There was no contract between the parties, nor do we think any intention on behalf of the claimant, to ask payment for his services while their relations existed. But we do firmly believe, from their relations and the evidence, that the one intented, and the other expected, that if their relations terminated, a very liberal reward would be made for those services. The nature and character of aged avarice rendered it morally impossible, that that reward would be made during life, and the early and long continued friendship of the parties, and great reciprocal kindness, rendered it impossible to ask it until Mr. Fowler’s death, or other separation.

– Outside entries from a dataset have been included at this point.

# Fabri000/Maze-Solving-Agent-Gymnasium

Hardware: AMD Instinct MI355X
Metric: env steps/sec (whole node) + DQN win-rate, 40x40 r-prim mazes (higher is better)
Workload: dtype int32

## Files before the change

include/mazerl.h:

```cpp
#ifndef MAZERL_H
#define MAZERL_H
#include <stdint.h>

#ifdef __cplusplus
extern "C" {
#endif

#define MZ_OK 0
#define MZ_EINVAL (-1)
#define MZ_EINVAL_SHAPE (-2)
#define MZ_EHIP (-3)
#define MZ_ENOMEM (-4)
#define MZ_EALIGN (-5)

#define MZ_MAX_DIM 127
#define MZ_BANK_MAX_DIMS 64
#define MZ_MAX_CANDIDATES 64
#define MZ_WINDOW 15
#define MZ_WINDOW_BITS 675
#define MZ_WINDOW_WORDS 22

#define MZ_ALGO_RPRIM 0
#define MZ_ALGO_DFS 1
#define MZ_ALGO_PRIMKILL 2
// ... 213 lines not shown
                 const float* reward_dev, double gamma, int32_t b, float* part_dev,
                 uint32_t* ticket_dev, float* loss_dev, float* diff_dev, void* stream);

int mz_head_loss_backward_workspace_floats(int32_t b, int32_t hidden);
int mz_head_loss_backward(const float* grad_dev, const float* diff_dev, const int64_t* action_dev,
                          int32_t b, const float* z2s_dev, int32_t lds, const float* w3s_dev,
                          int32_t hidden, int32_t act, float* dz2_dev, int32_t ldd,
                          float* part_dev, void* stream);

int mz_adamw_groups(float* param_dev, float* exp_avg_dev, float* exp_avg_sq_dev,
                    const float* const* grads_dev, const int64_t* seg_len,
                    const int32_t* seg_group, int32_t nseg, const float* lr_dev, float* step_dev,
                    double beta1, double beta2, double eps, double weight_decay, float max_norm,
                    float* scratch_dev, void* stream);


int mz_ppo_act(const float* logits_dev, int32_t ldl, const float* value_dev, int32_t ldv,
               const float* obs6_dev, const uint32_t* bits_dev, int32_t B, int32_t L, uint64_t seed,
               uint64_t counter, const int32_t* t_dev, float* rec_s6_dev, uint32_t* rec_w_dev,
               int64_t* rec_a_dev, float* rec_lp_dev, float* rec_v_dev, int32_t* act_out_dev,
               void* stream);

int mz_ppo_scan(const double* reward64_dev, const uint8_t* term_dev, const uint8_t* trunc_dev,
                int32_t B, int32_t L, int32_t* t_dev, double* rec_r_dev, int32_t* fin_id_dev,
                int64_t* fin_off_dev, int32_t* fin_len_dev, int32_t* fin_count_dev,
                int64_t* pool_fill_dev, int64_t* pool_total_dev, int64_t* stats_dev,
                void* stream);

int mz_ppo_finish(const double* rec_r_dev, const float* rec_s6_dev, const uint32_t* rec_w_dev,
                  const int64_t* rec_a_dev, const float* rec_lp_dev, const float* rec_v_dev,
                  int32_t B, int32_t L, const int32_t* fin_id_dev, const int64_t* fin_off_dev,
                  const int32_t* fin_len_dev, const int32_t* fin_count_dev, double gamma,
                  int64_t capacity, float* pool_s6_dev, uint32_t* pool_w_dev, int64_t* pool_a_dev,
                  float* pool_lp_dev, float* pool_adv_dev, float* pool_ret_dev, void* stream);
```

Can the compensation then be legally demanded from the heirs of the deceased? The general rule of our code is, that a mandate is gratuitous; but is it so, if the nature of the business or conduct of the parties show, that no such thing was intended or expected. The contrary is the well settled jurisprudence of France, under a code very similar in its provisions to our own. In preparing a commercial code for our State, our distinguished jurisconsults expressly engrafted the principle into their project, and it is so perfectly conformable to every man’s sense of justice, that we feel bound to act on the principle; and, in fact, did adopt it in the case of Waterman v. Gibson, 5th Ann. 673. The cases of Jacob v. The Ursuline Nuns, 2 M. R., and Elkin’s Heirs v. His Executor, seems to recognize the principle, that if it. could be reasonably concluded that compensation was contemplated by both parties, it should be made.